"Uma das doenças infantis que acometem alguns jornalistas, notadamente quando trabalham em veículos dotados de algum prestígio, é a falta de educação.
No exercício de minhas funções como diretor executivo da Transparência Brasil, tenho de atender a imprensa. Dou uma média de cinco entrevistas por semana a todo tipo de veículo, pequenos e grandes. Não faço jornalista passar pelo crivo de assessor de imprensa e nem anteponho obstáculos artificiais e demais mecanismos tão comuns entre fontes.
Outro dia me aconteceu um incidente para mim inédito. Liga-me um funcionário da revista Veja dizendo que o repórter Fulano gostaria de falar comigo. Fico esperando na linha, ouvindo do tal funcionário declarações do tipo "estou tentando o ramal dele, espere um minuto". Disse então ao funcionário que o repórter me ligasse, e que estivesse na linha quando o fizesse.

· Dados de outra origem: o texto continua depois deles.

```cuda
int hwy_debug_pcg64(int op, int arg_i, double arg_lo, double arg_hi, int count, const uint64_t* words_in,
                    uint64_t* words_out, uint64_t* draws, int n, void* stream) {
    if (op < HWY_PCG_NEXT64 || op > HWY_PCG_AT) return fail("%s", "hwy_debug_pcg64: unknown op");
    if (n < 0) return fail("%s", "hwy_debug_pcg64: n < 0");
    if (op == HWY_PCG_CHOICE && arg_i < 1) return fail("%s", "hwy_debug_pcg64: choice needs arg_i >= 1");
    if (op == HWY_PCG_AT && (arg_i < 0 || arg_i >= hwy::kPcgJumpN))
        return fail("%s", "hwy_debug_pcg64: pcg_at index outside the jump table");
    if (op != HWY_PCG_AT && (count < 0 || count > (1 << 20))) return fail("%s", "hwy_debug_pcg64: count outside 0..2^20");
    if (!words_in || !words_out || (op != HWY_PCG_AT && count > 0 && !draws))
        return fail("%s", "hwy_debug_pcg64: null pointer");
    if (n == 0) return 0;
    cudaStream_t st = (cudaStream_t)stream;
    if ((op == HWY_PCG_AT || op == HWY_PCG_NORMAL) && ensure_pcg_jump(st)) return 1;
    hwy::debug_pcg64_kernel<<<(n + 127) / 128, 128, 0, st>>>(op, arg_i, arg_lo, arg_hi, op == HWY_PCG_AT ? 0 : count,
                                                              words_in, words_out, draws, n);
    return check_launch("debug_pcg64_kernel");
}

int hwy_highway_autoreset(const HwyHighwayParams* p, const HwyHighwayState* s,
                          const uint8_t* terminated, const uint8_t* truncated, float* obs,
                          void* stream) {
    if (validate(p, s)) return 1;
    if (!terminated || !truncated || !obs) return fail("%s", "null pointer");
    cudaStream_t st = (cudaStream_t)stream;
    if (launch_reset(p, s, terminated, truncated, 1, st)) return 1;
    return launch_observe(p, s, terminated, truncated, 1, obs, st);
}

int hwy_highway_step(const HwyHighwayParams* p, const HwyHighwayState* s, const int32_t* action_i,
                     const float* action_f, float* obs, double* reward, uint8_t* terminated,
                     uint8_t* truncated, double* info_speed, uint8_t* info_crashed, int autoreset,
                     float* final_obs, void* stream) {
    if (check_step_args(p, s, action_i, action_f, obs, reward, terminated, truncated, autoreset)) return 1;
    return dispatch_step(p, s, nullptr, action_i, action_f, obs, reward, terminated, truncated, info_speed, info_crashed,
                         autoreset, final_obs, (cudaStream_t)stream);
}

int hwy_highway_substeps(const HwyHighwayParams* p, const HwyHighwayState* s, int n_substeps, const float* action_f,
                         void* stream) {
    if (validate(p, s)) return 1;
    if (n_substeps < 1 || n_substeps > 4096) return fail("%s", "n_substeps must be in 1..4096");
    return dispatch_step(p, s, nullptr, nullptr, action_f, nullptr, nullptr, nullptr, nullptr, nullptr, nullptr,
                         -n_substeps, nullptr, (cudaStream_t)stream);
}

int hwy_highway_linear_reset(const HwyHighwayParams* p, const HwyHighwayState* s, const HwyLinearTraffic* t,
                             const uint8_t* mask, float* obs, void* stream) {
    if (validate(p, s) || validate_linear(t)) return 1;
    cudaStream_t st = (cudaStream_t)stream;
    int use_mask = mask != nullptr;
    if (ensure_pcg_jump(st)) return 1;
    if (launch_linear_reset(p, s, t, mask, nullptr, use_mask, st)) return 1;
    if (obs) return launch_observe(p, s, mask, nullptr, use_mask, obs, st);
    return 0;
}

int hwy_highway_linear_autoreset(const HwyHighwayParams* p, const HwyHighwayState* s, const HwyLinearTraffic* t,
                                 const uint8_t* terminated, const uint8_t* truncated, float* obs, void* stream) {
    if (validate(p, s) || validate_linear(t)) return 1;
    if (!terminated || !truncated || !obs) return fail("%s", "null pointer");
    cudaStream_t st = (cudaStream_t)stream;
    if (launch_linear_reset(p, s, t, terminated, truncated, 1, st)) return 1;
    return launch_observe(p, s, terminated, truncated, 1, obs, st);
}

int hwy_highway_linear_step(const HwyHighwayParams* p, const HwyHighwayState* s, const HwyLinearTraffic* t,
                            const int32_t* action_i, const float* action_f, float* obs, double* reward,
                            uint8_t* terminated, uint8_t* truncated, double* info_speed, uint8_t* info_crashed,
                            int autoreset, float* final_obs, void* stream) {
    if (check_step_args(p, s, action_i, action_f, obs, reward, terminated, truncated, autoreset)) return 1;
    if (validate_linear(t)) return 1;
    return dispatch_step(p, s, t, action_i, action_f, obs, reward, terminated, truncated, info_speed, info_crashed,
                         autoreset, final_obs, (cudaStream_t)stream);
}

int hwy_highway_linear_substeps(const HwyHighwayParams* p, const HwyHighwayState* s, const HwyLinearTraffic* t,
                                int n_substeps, const float* action_f, void* stream) {
    if (validate(p, s) || validate_linear(t)) return 1;
    if (n_substeps < 1 || n_substeps > 4096) return fail("%s", "n_substeps must be in 1..4096");
    return dispatch_step(p, s, t, nullptr, action_f, nullptr, nullptr, nullptr, nullptr, nullptr, nullptr,
                         -n_substeps, nullptr, (cudaStream_t)stream);
}

}

namespace {
int check_step_args(const HwyHighwayParams* p, const HwyHighwayState* s, const int32_t* action_i,
                    const float* action_f, float* obs, double* reward, uint8_t* terminated, uint8_t* truncated,
                    int autoreset) {
    if (validate(p, s)) return 1;
    if (!obs || !reward || !terminated || !truncated) return fail("%s", "null output pointer");
    if (p->action_type == 0 && !action_i) return fail("%s", "DiscreteMetaAction needs action_i");
    if (p->action_type == 1 && !action_f) return fail("%s", "ContinuousAction needs action_f");
    if (autoreset != HWY_AUTORESET_DISABLED && autoreset != HWY_AUTORESET_SAME_STEP)
        return fail("%s", "unknown autoreset mode");
    return 0;
}

int dispatch_step(const HwyHighwayParams* p, const HwyHighwayState* s, const HwyLinearTraffic* t,
                  const int32_t* action_i, const float* action_f, float* obs, double* reward, uint8_t* terminated,
                  uint8_t* truncated, double* info_speed, uint8_t* info_crashed, int autoreset, float* final_obs,
                  cudaStream_t st) {
    int tpe = tpe_for(p->n_vehicles);
    const char* force_general = getenv("HWYB200_GENERAL_LANES");
    const bool al = lanes_congruent_host(p) && !(force_general && force_general[0] == '1');
#define HWY_LAUNCH_STEP(T, A)                                                                              \
    launch_step<T, A>(p, s, t, action_i, action_f, obs, reward, terminated, truncated, info_speed, info_crashed, \
                      autoreset, final_obs, st)
    int rc;
    if (tpe == 32)
        rc = al ? HWY_LAUNCH_STEP(32, true) : HWY_LAUNCH_STEP(32, false);
    else if (tpe == 64)
        rc = al ? HWY_LAUNCH_STEP(64, true) : HWY_LAUNCH_STEP(64, false);
    else
        rc = al ? HWY_LAUNCH_STEP(128, true) : HWY_LAUNCH_STEP(128, false);
#undef HWY_LAUNCH_STEP
    if (rc) return 1;
    if (check_launch(t ? "highway_linear_step_kernel" : "highway_step_kernel")) return 1;
    return 0;
}
}
```

highwayenv_b200/csrc/hwy_highway_step.cuh:

```cuda
    constexpr int NW = TPE / 32;
    extern __shared__ __align__(16) unsigned char smem_raw[];
    EnvShared<TPE>* smem = reinterpret_cast<EnvShared<TPE>*>(smem_raw);
    const int V = P.n_vehicles;
    const int EPB = DENSE ? dense_epb : blockDim.x / TPE;
    const int seg = threadIdx.x / (DENSE ? V : TPE);
    const int sub = DENSE && seg >= EPB ? EPB - 1 : seg;
    const int i = DENSE ? (seg < EPB ? threadIdx.x - seg * V : V) : threadIdx.x % TPE;
    const bool active = i < V;
    const int env = blockIdx.x * EPB + sub;
    const bool env_ok = (!DENSE || active) && env < S.n_envs;
    const int e = env < S.n_envs ? env : S.n_envs - 1;
    EnvShared<TPE>& sm = smem[sub];
    LinearShared<TPE>* lsm = nullptr;
    if constexpr (LINEAR) lsm = reinterpret_cast<LinearShared<TPE>*>(smem + EPB) + sub;
    const size_t slot = (size_t)e * S.vp + (active ? i : 0);
    const bool aligned = AL || lanes_aligned(P);
    const bool congruent = AL || lanes_congruent(P);

    VehicleRegs r;
    if constexpr (DENSE) {
        r = {};
        if (active) load_vehicle(S, slot, r);
    } else {
        load_vehicle(S, slot, r);
    }
    const int kind = meta_kind(r.meta);
    int speed_index = (i == 0) ? S.speed_index[e] : 0;
    double act_steer = 0.0, act_accel = 0.0;
    const int substeps_only = autoreset < 0 ? -autoreset : 0;
    const int frames = substeps_only ? substeps_only : P.simulation_frequency / P.policy_frequency;
    const double dt = 1.0 / P.simulation_frequency;

    {
        uint32_t b_cc = __ballot_sync(0xffffffffu, active && (r.meta & HWY_META_CHECK_COLLISIONS));
        uint32_t b_ctrl = __ballot_sync(0xffffffffu, active && kind != HWY_KIND_VEHICLE);
        if constexpr (DENSE) {
            if (i < NW) sm.cc[i] = sm.ctrl[i] = sm.mid[i] = 0;
            if (active) {
                sm.last_will[i] = -1;
                sm.crash_hit[i] = 0;
            }
        } else {
            if ((i & 31) == 0) {
                sm.cc[i >> 5] = b_cc;
                sm.ctrl[i >> 5] = b_ctrl;
                sm.mid[i >> 5] = 0;
            }
            sm.last_will[i] = -1;
            sm.crash_hit[i] = 0;
        }
        if (i < NW) sm.ok_left[i] = sm.ok_right[i] = 0;
        if (i == 0) sm.n_items = 0;
        if (active) sm.delta[i] = r.delta;
        if constexpr (LINEAR) {
            if (active) {
                const double* lp = T->params + slot * HWY_LINEAR_PARAMS;
                for (int k = 0; k < 3; ++k) lsm->acc[k][i] = lp[k];
                for (int k = 0; k < 2; ++k) lsm->steer[k][i] = lp[3 + k];
            }
        }
        if constexpr (DENSE) {
            __syncthreads();
            segment_or(sm.cc, b_cc, i, V);
            segment_or(sm.ctrl, b_ctrl, i, V);
        }
    }
    const IdmK K = make_idm(P);
    const bool pruned = P.others_check_collisions != 0;
    int p = 1;
    PHASE_INIT();
    PHASE_MARK(0);

    for (int frame = 0;; ++frame) {
        p ^= 1;
        Frame<TPE>& F = sm.f[p];
        publish<TPE, LINEAR, DENSE>(P, F, i, active, r);
        if (DENSE && active) clear_masks(F, i, V);
        PHASE_MARK(1);
        env_sync<TPE>();
        PHASE_MARK(2);
        if (i < NW) sm.mid[i] = sm.ok_left[i] = sm.ok_right[i] = 0;
        if (i == 0) sm.n_items = 0;
        build_frame<TPE, DENSE>(P, sm, F, i, active, aligned, r, dt, frame > 0, pruned,
                                frame > 0 ? &sm.f[p ^ 1] : nullptr);
        PHASE_MARK(3);
        if (pruned && frame > 0) {
            env_sync_phase<TPE, 3>();
            sweep_pruned(sm, F, V, i, active, dt);
        }
        env_sync_phase<TPE, 3>();
        PHASE_MARK(4);
        if (active && frame > 0) apply_collisions(sm, F, i, r, dt);
        PHASE_MARK(5);
        if (frame == frames) break;

        if (frame == 0) {
            if (i == 0) {
                if (kind == HWY_KIND_MDP) {
                    int a = substeps_only ? 1 : action_i[e];
                    if (a == 3 || a == 4) {
                        int idx = speed_to_index(P, r.speed) + (a == 3 ? 1 : -1);
                        idx = max(0, min(idx, P.n_target_speeds - 1));
                        speed_index = idx;
                        r.target_speed = P.target_speeds[idx];
                        F.ts[0] = r.target_speed;
                    } else if (a == 0 || a == 2) {
                        int old = meta_target(r.meta);
                        int id = old + (a == 2 ? 1 : -1);
                        id = max(0, min(id, P.lanes_count - 1));
                        if (lane_reachable(P.lanes[id], r.x, r.y)) {
                            r.meta = meta_set_target(r.meta, id);
                            F.tgt[0] = (unsigned char)id;
                            F.tm[old][0] &= ~1u;
                            F.tm[id][0] |= 1u;
                        }
                    }
                } else {
                    float a0 = action_f ? action_f[2 * (size_t)e] : 0.0f, a1 = action_f ? action_f[2 * (size_t)e + 1] : 0.0f;
                    if (P.act_clip) {
                        a0 = fminf(fmaxf(a0, -1.0f), 1.0f);
                        a1 = fminf(fmaxf(a1, -1.0f), 1.0f);
                    }
                    float acc = __fadd_rn((float)P.acc_lo,
                                          __fdiv_rn(__fmul_rn(__fsub_rn(a0, -1.0f),
                                                              (float)(P.acc_hi - P.acc_lo)), 2.0f));
                    float st = __fadd_rn((float)P.steer_lo,
                                         __fdiv_rn(__fmul_rn(__fsub_rn(a1, -1.0f),
                                                             (float)(P.steer_hi - P.steer_lo)), 2.0f));
                    act_accel = (double)acc;
                    act_steer = (double)st;
                }
            }
            env_sync<TPE>();
        }

        PHASE_MARK(6);
        const int lane = meta_lane(r.meta);
        const int tgt0 = meta_target(r.meta);
        const bool crashed = (r.meta & HWY_META_CRASHED) != 0;
        const bool idm_active = active && kind == HWY_KIND_IDM && !crashed;
        bool is_mid = false, fired = false;
        double acc = 0.0, free_i = 0.0;
        if (idm_active) {
            if constexpr (!LINEAR)
                free_i = idm_free_term(K.comfort_acc_max, r.speed, r.target_speed, P.lanes[lane].speed_limit, r.delta);
            int f_own, r_own;
            neighbours(P, F, V, lane, i, f_own, r_own);
            if constexpr (LINEAR) {
                acc = linear_acceleration(P, K, F, aligned, lsm->acc[0][i], lsm->acc[1][i], lsm->acc[2][i], i, f_own);
            } else {
                acc = free_i;
                if (f_own >= 0) acc -= idm_gap_term(P, K, F, aligned, i, f_own);
            }
            if (lane != tgt0) {
                is_mid = true;
                uint32_t g[NW];
#pragma unroll
                for (int w = 0; w < NW; ++w) {
                    uint32_t may = F.tm[tgt0][w];
                    uint32_t adj = (tgt0 > 0 ? F.lane_is[tgt0 - 1][w] : 0u) |
                                   (tgt0 < P.lanes_count - 1 ? F.lane_is[tgt0 + 1][w] : 0u);
                    may |= F.fired[w] & adj;
                    uint32_t cand = may & sm.ctrl[w] & ~F.lane_is[tgt0][w];
                    if (w == (i >> 5)) cand &= ~(1u << (i & 31));
                    g[w] = 0;
                    while (cand) {
                        int b = __ffs(cand) - 1;
                        cand &= cand - 1;
                        int v = w * 32 + b;
                        double d = lane_distance(P, F, aligned, i, v);
                        double d_star = desired_gap(K, F, i, v);
                        if (0 < d && d < d_star) g[w] |= 1u << b;
                    }
                    sm.geo[i][w] = g[w];
                }
                atomicOr(&sm.mid[i >> 5], 1u << (i & 31));
            } else if (P.lane_change_delay < r.timer) {
                r.timer = 0.0;
                fired = true;
                sm.free_t[i] = free_i;
                sm.acc_own[i] = acc;
                sm.f_own[i] = (signed char)f_own;
                sm.r_own[i] = (signed char)r_own;
                if (!(fabs(r.speed) < 1)) {
                    for (int k = 0; k < 2; ++k) {
                        int cand = k == 0 ? lane - 1 : lane + 1;
                        if (cand < 0 || cand > P.lanes_count - 1) continue;
                        if (!lane_reachable(P.lanes[cand], r.x, r.y)) continue;
                        int slot_ = atomicAdd(&sm.n_items, 1);
                        sm.items[slot_] = (unsigned short)(i | (cand << 8) | (k << 15));
                    }
                }
            }
        }
        PHASE_MARK(7);
        env_sync_phase<TPE, 2>();
        PHASE_MARK(8);

        if constexpr (LINEAR) {
            for (int t = i; (!DENSE || active) && t < sm.n_items; t += DENSE ? V : TPE) {
                const int it = sm.items[t];
                const int v = it & 0xff, cand = (it >> 8) & 0x7f, right = it >> 15;
                const double a0 = lsm->acc[0][v], a1 = lsm->acc[1][v], a2 = lsm->acc[2][v];
                int new_preceding, new_following;
                neighbours_cold(P, F, V, cand, v, new_preceding, new_following);
                double new_following_pred_a =
                    linear_acceleration(P, K, F, aligned, a0, a1, a2, new_following, v);
                if (new_following_pred_a < -P.lane_change_max_braking_imposed) continue;
                double self_pred_a = linear_acceleration(P, K, F, aligned, a0, a1, a2, v, new_preceding);
                double self_a = sm.acc_own[v];
                double jerk = self_pred_a - self_a;
                if (P.politeness != 0.0) {
                    const int f_o = sm.f_own[v], r_o = sm.r_own[v];
                    double new_following_a =
                        linear_acceleration(P, K, F, aligned, a0, a1, a2, new_following, new_preceding);
                    double old_following_a = linear_acceleration(P, K, F, aligned, a0, a1, a2, r_o, v);
                    double old_following_pred_a = linear_acceleration(P, K, F, aligned, a0, a1, a2, r_o, f_o);
                    jerk = self_pred_a - self_a +
                           P.politeness * (new_following_pred_a - new_following_a + old_following_pred_a -
                                           old_following_a);
                }
                if (jerk < P.lane_change_min_acc_gain) continue;
                atomicOr(right ? &sm.ok_right[v >> 5] : &sm.ok_left[v >> 5], 1u << (v & 31));
            }
        } else
        for (int t = i; (!DENSE || active) && t < sm.n_items; t += DENSE ? V : TPE) {
            const int it = sm.items[t];
            const int v = it & 0xff, cand = (it >> 8) & 0x7f, right = it >> 15;
            const double delta_v = sm.delta[v];
            int new_preceding, new_following;
            neighbours_cold(P, F, V, cand, v, new_preceding, new_following);
            double new_following_pred_a = idm_acceleration_of(P, K, F, aligned, delta_v, new_following, v);
            if (new_following_pred_a < -P.lane_change_max_braking_imposed) continue;
            double self_pred_a = sm.free_t[v];
            if (new_preceding >= 0) self_pred_a -= idm_gap_term(P, K, F, aligned, v, new_preceding);
// ... 198 lines not shown
```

Liga-me outra vez o funcionário, que me passa para o repórter. Digo ao repórter que, dado que era ele quem desejava falar comigo e não eu com ele, era inadmissível que outra pessoa ligasse e me fizesse esperar na linha.
Indigna-se o repórter: "Não pedi sua opinião sobre esse assunto", ao que respondo "então passe bem", e desligo o telefone.
Não houve contacto ulterior da revista. Aparentemente, resolveu o repórter que a opinião, posição ou o que seja da Transparência Brasil sobre a pauta (que não sei qual teria sido) deixou de ser interessante.
Muito bem: que tipo de ambiente profissional confere a um repórter a prerrogativa de ser mal-educado e de se indignar quando isso lhe é apontado? Não acredito que, se quisesse falar com um empresário ou ministro, o repórter em questão teria se comportado da mesma forma. O repórter teria sido submetido a uma fila interminável de intermediários que lhe perguntariam desde a natureza da pauta até outras fontes consultadas e outras inquisições semelhantes.
Determinados jornalistas tendem a acreditar que são importantes porque falam com ministros e empresários. Como vivemos num país de patrões, jornalista desse tipo sente-se patrão, e age de acordo - adota a arrogância como abre-alas. Amanhã sai da revista ou do jornal e ninguém mais se lembrará dele.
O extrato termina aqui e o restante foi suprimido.